Collected data
*** Begin section ***

# joyce-leesw/Conway-s-GOL-Distributed

Hardware: AMD Instinct MI355X
Metric: cell updates/sec (GCUPS) at 16384² & 65536², 1/2/4/8 MI355X; % HBM roofline (higher is better)
Workload: dtype u32

## Files before the change

### conway-s-gol-distributed_amd/csrc/gol_tile.h

```cpp
#pragma once
#include "gol_device.h"
#if GOL_TOOLS
#include "gol_tile_turn.h"
#else
namespace golk {
template <int SEG, int V>
__device__ __forceinline__ void tile_turn_asm(uint32_t (&v)[SEG][2], uint32_t (&ad)[4], uint32_t ps,
                                              uint32_t ba);
}
#endif

#include <type_traits>

#ifndef GOL_TILE_PAIRS_MAX
#define GOL_TILE_PAIRS_MAX 12
#endif
#ifndef GOL_TURN_VAR
#define GOL_TURN_VAR 4
#endif
#ifndef GOL_TILE_WEST_CARRY
#define GOL_TILE_WEST_CARRY 1
#endif
#ifndef GOL_TILE_RAW
#define GOL_TILE_RAW 0
#endif
#ifndef GOL_TILE_PAIR
#define GOL_TILE_PAIR 0
#endif
#ifndef GOL_TILE_SPIN_LIMIT
#define GOL_TILE_SPIN_LIMIT (1 << 22)
#endif
template <int SEG, int W>
constexpr bool tile_west_carry() { return GOL_TILE_WEST_CARRY && W == 1 && SEG >= 4 && SEG <= 16; }

namespace golk {

constexpr int kTileMaxWaves = 16;
constexpr size_t tile_lds_bytes(int threads, int words)
{
    return (size_t)threads * 4 * 16 * words + 4 * kTileMaxWaves;
}
constexpr int tile_seg_rows(int code) { return code % 100; }
constexpr int tile_seg_words(int code) { return code / 1000 + 1; }
constexpr int tile_slots_pow2(int threads)
{
    int n = 64;
    while (n < threads) n *= 2;
    return n;
}
constexpr size_t tile_count_lds_bytes(int threads)
{
    return 4 * (size_t)kMaxTileTurns * kTileMaxWaves + 4 * (size_t)threads;
}
constexpr size_t tile_lds_bytes_code(int threads, int code)
{
    const int ord = code / 100 % 10;
    return (ord == 8 || ord == 9) && (GOL_TURN_VAR & 4)
               ? tile_lds_bytes(tile_slots_pow2(threads), 1)
           : ord == 3 && GOL_TILE_PAIR ? 2 * tile_lds_bytes(threads, 1)
                                       : tile_lds_bytes(threads, tile_seg_words(code));
}

constexpr uint32_t tile_rcp16(int c) { return (65536u + (uint32_t)c - 1u) / (uint32_t)c; }
constexpr bool tile_rcp16_exact()
{
    for (int c = 3; c <= 64; ++c)
        for (uint32_t l = 0; l < 64; ++l)
            if (((l * tile_rcp16(c)) >> 16) != l / (uint32_t)c) return false;
    return true;
}
static_assert(tile_rcp16_exact(), "lane * ceil(65536 / C) >> 16 == lane / C below 64");

struct TilePos {
    int tw, th, x0, y0, g;
    uint32_t rcp;
};
__device__ __forceinline__ TilePos tile_pos_rect(const StepArgs &a, int tile, int ntx)
{
    const int ty = tile / ntx, tx = tile - ty * ntx;
    const int c = a.tile_w + 2;
    return TilePos{a.tile_w, a.band, tx * a.tile_w, a.row_lo + ty * a.band, 64 / c, tile_rcp16(c)};
}
struct TileLaunch {
    int ntiles, n_main, ntx_main;
    uint32_t inv_ntx;
    int narrow_w, narrow_h;
    int g[2];
    uint32_t rcp[2];
};
__device__ __forceinline__ TilePos tile_pos(const StepArgs &a, const TileLaunch &L, int tile)
{
    if (tile >= L.n_main)
        return TilePos{L.narrow_w, L.narrow_h, L.ntx_main * a.tile_w,
                       a.row_lo + (tile - L.n_main) * L.narrow_h, L.g[1], L.rcp[1]};
    int ty = tile;
    if (L.ntx_main > 1) {
        ty = (int)__umulhi((uint32_t)tile, L.inv_ntx);
        ty -= ty * L.ntx_main > tile ? 1 : 0;
    }
    const int tx = tile - ty * L.ntx_main;
    return TilePos{a.tile_w, a.band, tx * a.tile_w, a.row_lo + ty * a.band, L.g[0], L.rcp[0]};
}
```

*** End section ***

WHAT IS BEING ASKED:
A verbatim output of all the data above is needed.

SOLVED EXERCISE:
# joyce-leesw/Conway-s-GOL-Distributed

Hardware: AMD Instinct MI355X
Metric: cell updates/sec (GCUPS) at 16384² & 65536², 1/2/4/8 MI355X; % HBM roofline (higher is better)
Workload: dtype u32

## Files before the change

### conway-s-gol-distributed_amd/csrc/gol_tile.h

```cpp
#pragma once
#include "gol_device.h"
#if GOL_TOOLS
#include "gol_tile_turn.h"
#else
namespace golk {
template <int SEG, int V>
__device__ __forceinline__ void tile_turn_asm(uint32_t (&v)[SEG][2], uint32_t (&ad)[4], uint32_t ps,
                                              uint32_t ba);
}
#endif

#include <type_traits>

#ifndef GOL_TILE_PAIRS_MAX
#define GOL_TILE_PAIRS_MAX 12
#endif
#ifndef GOL_TURN_VAR
#define GOL_TURN_VAR 4
#endif
#ifndef GOL_TILE_WEST_CARRY
#define GOL_TILE_WEST_CARRY 1
#endif
#ifndef GOL_TILE_RAW
#define GOL_TILE_RAW 0
#endif
#ifndef GOL_TILE_PAIR
#define GOL_TILE_PAIR 0
#endif
#ifndef GOL_TILE_SPIN_LIMIT
#define GOL_TILE_SPIN_LIMIT (1 << 22)
#endif
template <int SEG, int W>
constexpr bool tile_west_carry() { return GOL_TILE_WEST_CARRY && W == 1 && SEG >= 4 && SEG <= 16; }

namespace golk {

constexpr int kTileMaxWaves = 16;
constexpr size_t tile_lds_bytes(int threads, int words)
{
    return (size_t)threads * 4 * 16 * words + 4 * kTileMaxWaves;
}
constexpr int tile_seg_rows(int code) { return code % 100; }
constexpr int tile_seg_words(int code) { return code / 1000 + 1; }
constexpr int tile_slots_pow2(int threads)
{
    int n = 64;
    while (n < threads) n *= 2;
    return n;
}
constexpr size_t tile_count_lds_bytes(int threads)
{
    return 4 * (size_t)kMaxTileTurns * kTileMaxWaves + 4 * (size_t)threads;
}
constexpr size_t tile_lds_bytes_code(int threads, int code)
{
    const int ord = code / 100 % 10;
    return (ord == 8 || ord == 9) && (GOL_TURN_VAR & 4)
               ? tile_lds_bytes(tile_slots_pow2(threads), 1)
           : ord == 3 && GOL_TILE_PAIR ? 2 * tile_lds_bytes(threads, 1)
                                       : tile_lds_bytes(threads, tile_seg_words(code));
}

constexpr uint32_t tile_rcp16(int c) { return (65536u + (uint32_t)c - 1u) / (uint32_t)c; }
constexpr bool tile_rcp16_exact()
{
    for (int c = 3; c <= 64; ++c)
        for (uint32_t l = 0; l < 64; ++l)
            if (((l * tile_rcp16(c)) >> 16) != l / (uint32_t)c) return false;
    return true;
}
static_assert(tile_rcp16_exact(), "lane * ceil(65536 / C) >> 16 == lane / C below 64");

struct TilePos {
    int tw, th, x0, y0, g;
    uint32_t rcp;
};
__device__ __forceinline__ TilePos tile_pos_rect(const StepArgs &a, int tile, int ntx)
{
    const int ty = tile / ntx, tx = tile - ty * ntx;
    const int c = a.tile_w + 2;
    return TilePos{a.tile_w, a.band, tx * a.tile_w, a.row_lo + ty * a.band, 64 / c, tile_rcp16(c)};
}
struct TileLaunch {
    int ntiles, n_main, ntx_main;
    uint32_t inv_ntx;
    int narrow_w, narrow_h;
    int g[2];
    uint32_t rcp[2];
};
__device__ __forceinline__ TilePos tile_pos(const StepArgs &a, const TileLaunch &L, int tile)
{
    if (tile >= L.n_main)
        return TilePos{L.narrow_w, L.narrow_h, L.ntx_main * a.tile_w,
                       a.row_lo + (tile - L.n_main) * L.narrow_h, L.g[1], L.rcp[1]};
    int ty = tile;
    if (L.ntx_main > 1) {
        ty = (int)__umulhi((uint32_t)tile, L.inv_ntx);
        ty -= ty * L.ntx_main > tile ? 1 : 0;
    }
    const int tx = tile - ty * L.ntx_main;
    return TilePos{a.tile_w, a.band, tx * a.tile_w, a.row_lo + ty * a.band, L.g[0], L.rcp[0]};
}
```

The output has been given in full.